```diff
@@ -458,20 +458,31 @@
 #pragma unroll
   for (int i = 0; i < 4; ++i) v_i = v_i + dcp0[i] * p[i];
 #pragma unroll
-  for (int i = 0; i < 4; ++i) rec[AR_CP0 + i] = cp0[i];
+  for (int i = 0; i < 4; ++i) rec.put(AR_CP0 + i, cp0[i]);
   const V3 y = (-inv_d) * mul(RIiG, c_i);
-  rec[AR_Y] = y.x; rec[AR_Y + 1] = y.y; rec[AR_Y + 2] = y.z;
+  rec.put(AR_Y, y.x); rec.put(AR_Y + 1, y.y); rec.put(AR_Y + 2, y.z);
   const V3 Om_i = eval_omega<SC, SMALL>(sc, u, idt);
   const V3 h = rowi * (v_i + mul(RIiG, cross(Om_i, p_Ii)));
-  rec[AR_H] = h.x; rec[AR_H + 1] = h.y; rec[AR_H + 2] = h.z;
+  rec.put(AR_H, h.x); rec.put(AR_H + 1, h.y); rec.put(AR_H + 2, h.z);
   const M3 M0 = scale(mul_hat(RIiG, p_Ii), -1.0);
   eval_Rp_jac_stream<SC, SMALL>(sc, u, [&](int kk, const M3 &Jk) {
     const M3 G = mul(M0, Jk);
 #pragma unroll
     for (int b = 0; b < 3; ++b)
 #pragma unroll
-      for (int mm = 0; mm < 3; ++mm) rec[AR_GR + 3 * (3 * kk + b) + mm] = G.m[3 * mm + b];
+      for (int mm = 0; mm < 3; ++mm) rec.put(AR_GR + 3 * (3 * kk + b) + mm, G.m[3 * mm + b]);
   });
+}
+
+struct ArecArray {
+  double *rec;
+  CTV_DI void put(int e, double v) { rec[e] = v; }
+};
+template <bool SMALL, class SC>
+CTV_DI void vis_anchor_eval(const Q4 &q0, const V3 p[4], const SC &sc, double u, double idt, const Q4 &q_CI,
+                            const V3 &p_CI, double pix, double piy, double rowi, double d_inv, bool want_jac, double *rec) {
+  ArecArray out{rec};
+  vis_anchor_emit<SMALL>(q0, p, sc, u, idt, q_CI, p_CI, pix, piy, rowi, d_inv, want_jac, out);
 }
 
 constexpr int VB_JROT = 0;
diff --git a/ctrl-vio_amd/csrc/kernels_visual.hpp b/ctrl-vio_amd/csrc/kernels_visual.hpp
--- a/ctrl-vio_amd/csrc/kernels_visual.hpp
+++ b/ctrl-vio_amd/csrc/kernels_visual.hpp
@@ -9,13 +9,29 @@
   u = (double)(tau % m.dt_ns) / (double)m.dt_ns;
 }
 
+__device__ __forceinline__ int vt_at(int l, int e) { return VT_ROWS * l + (e ^ ((l >> 2) & 7)); }
+
 constexpr int AREC_LD = AREC + 1;
+constexpr int AR_SIDE0 = 2, AR_NSIDE = AREC - VT_ROWS;
+static_assert(AR_NSIDE == 10 && AR_SIDE0 % 2 == 0 && AR_SIDE0 + AR_NSIDE == AR_GR + 9, "the second round: p_G.z and GR of knot 0, five aligned pairs");
+struct AnchorRecSink {
+  double *stage;
+  int l;
+  double side[AR_NSIDE];
+  __device__ __forceinline__ void put(int e, double v) {
+    if (e >= AR_SIDE0 && e < AR_SIDE0 + AR_NSIDE) side[e - AR_SIDE0] = v;
+    else stage[vt_at(l, e < AR_SIDE0 ? e : e - AR_NSIDE)] = v;
+  }
+};
 __device__ __forceinline__ void vis_anchor_body(const Dev &d, int mode, double *srec , int block) {
   const int a = block * 64 + threadIdx.x;
   bool run = false;
   if (a < d.Atot) run = lin_run(d.lm[d.a_win[a]], mode);
   const unsigned long long run_mask = __ballot(run);
   if (run_mask == 0) return;
+  AnchorRecSink out;
+  out.stage = srec;
+  out.l = threadIdx.x;
   if (run) {
   const int w = d.a_win[a];
   const Lm &lm = d.lm[w];
@@ -41,35 +57,54 @@
   for (int i = 0; i < 4; ++i) p[i] = mk(pi[3 * i], pi[3 * i + 1], pi[3 * i + 2]);
   const Q4 q_CI = qmk(m.q_CI[0], m.q_CI[1], m.q_CI[2], m.q_CI[3]);
   const V3 p_CI = mk(m.p_CI[0], m.p_CI[1], m.p_CI[2]);
-  double *rec = srec + AREC_LD * threadIdx.x;
   if (!jac)
-    for (int e = 0; e < AREC; ++e) rec[e] = 0.0;
+    for (int e = 0; e < VT_ROWS; ++e) srec[vt_at(out.l, e)] = 0.0;
   const double pix = d.a_obs[a], piy = d.a_obs[(size_t)d.Atot + a], d_inv = rho[m.lm0 + d.a_lm[a]];
-  if (small) vis_anchor_eval<true>(q0, p, sc, ui, m.inv_dt, q_CI, p_CI, pix, piy, (double)rowi, d_inv, jac, rec);
-  else vis_anchor_eval<false>(q0, p, sc, ui, m.inv_dt, q_CI, p_CI, pix, piy, (double)rowi, d_inv, jac, rec);
+  if (small) vis_anchor_emit<true>(q0, p, sc, ui, m.inv_dt, q_CI, p_CI, pix, piy, (double)rowi, d_inv, jac, out);
+  else vis_anchor_emit<false>(q0, p, sc, ui, m.inv_dt, q_CI, p_CI, pix, piy, (double)rowi, d_inv, jac, out);
   d.a_s[a] = si;
+  if (!jac) {
+#pragma unroll
+    for (int e = AR_GR; e < AR_SIDE0 + AR_NSIDE; ++e) out.put(e, 0.0);
+  }
   }
   lds_wave_sync();
+  const int lane = threadIdx.x;
+  double *dst = d.arec + (size_t)(block * 64) * AREC;
   {
-    const int lane = threadIdx.x;
-    double *dst = d.arec + (size_t)(block * 64) * AREC;
-    constexpr int HP = AREC / 2;
+    constexpr int HP = VT_ROWS / 2;
 #pragma unroll 5
     for (int k = 0; k < HP; ++k) {
       const int i = k * 64 + lane, bl = i / HP, r = 2 * (i - bl * HP);
+      const int sw = (bl >> 2) & 7;
+      const VecN<double, 2> pp = *reinterpret_cast<const VecN<double, 2> *>(srec + VT_ROWS * bl + (r ^ (sw & 6)));
       VecN<double, 2> pr;
-      pr.v[0] = srec[AREC_LD * bl + r];
-      pr.v[1] = srec[AREC_LD * bl + r + 1];
-      if ((run_mask >> bl) & 1ull) *reinterpret_cast<VecN<double, 2> *>(dst + (size_t)bl * AREC + r) = pr;
-    }
-  }
-}
-__global__ __launch_bounds__(64) void k_vis_anchor(Dev d, int mode) {
-  __shared__ __attribute__((aligned(16))) double srec[64 * AREC_LD];
+      pr.v[0] = (sw & 1) ? pp.v[1] : pp.v[0];
+      pr.v[1] = (sw & 1) ? pp.v[0] : pp.v[1];
+      if ((run_mask >> bl) & 1ull) *reinterpret_cast<VecN<double, 2> *>(dst + (size_t)bl * AREC + (r < AR_SIDE0 ? r : r + AR_NSIDE)) = pr;
+    }
+  }
+  lds_wave_sync();
+  {
+    constexpr int SP = AR_NSIDE / 2, SLD = AR_NSIDE + 1;
+#pragma unroll
+    for (int e = 0; e < AR_NSIDE; ++e) srec[SLD * lane + e] = out.side[e];
+    lds_wave_sync();
+#pragma unroll
+    for (int k = 0; k < SP; ++k) {
+      const int i = k * 64 + lane, bl = i / SP, q = i - bl * SP;
+      VecN<double, 2> pr;
+      pr.v[0] = srec[SLD * bl + 2 * q];
+      pr.v[1] = srec[SLD * bl + 2 * q + 1];
+      if ((run_mask >> bl) & 1ull) *reinterpret_cast<VecN<double, 2> *>(dst + (size_t)bl * AREC + AR_SIDE0 + 2 * q) = pr;
+    }
+  }
+}
+__global__ __launch_bounds__(64) __attribute__((amdgpu_waves_per_eu(2))) void k_vis_anchor(Dev d, int mode) {
+  __shared__ __attribute__((aligned(16))) double srec[64 * VT_ROWS];
   vis_anchor_body(d, mode, srec, blockIdx.x);
 }
 
-__device__ __forceinline__ int vt_at(int l, int e) { return VT_ROWS * l + (e ^ ((l >> 2) & 7)); }
 struct VisRecSink {
   double *wcs;
   int l;
```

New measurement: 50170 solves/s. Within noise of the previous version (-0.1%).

[Exercise] Copy out each line of the listing that holds "Atot".

[Reply]
   if (a < d.Atot) run = lin_run(d.lm[d.a_win[a]], mode);
   const double pix = d.a_obs[a], piy = d.a_obs[(size_t)d.Atot + a], d_inv = rho[m.lm0 + d.a_lm[a]];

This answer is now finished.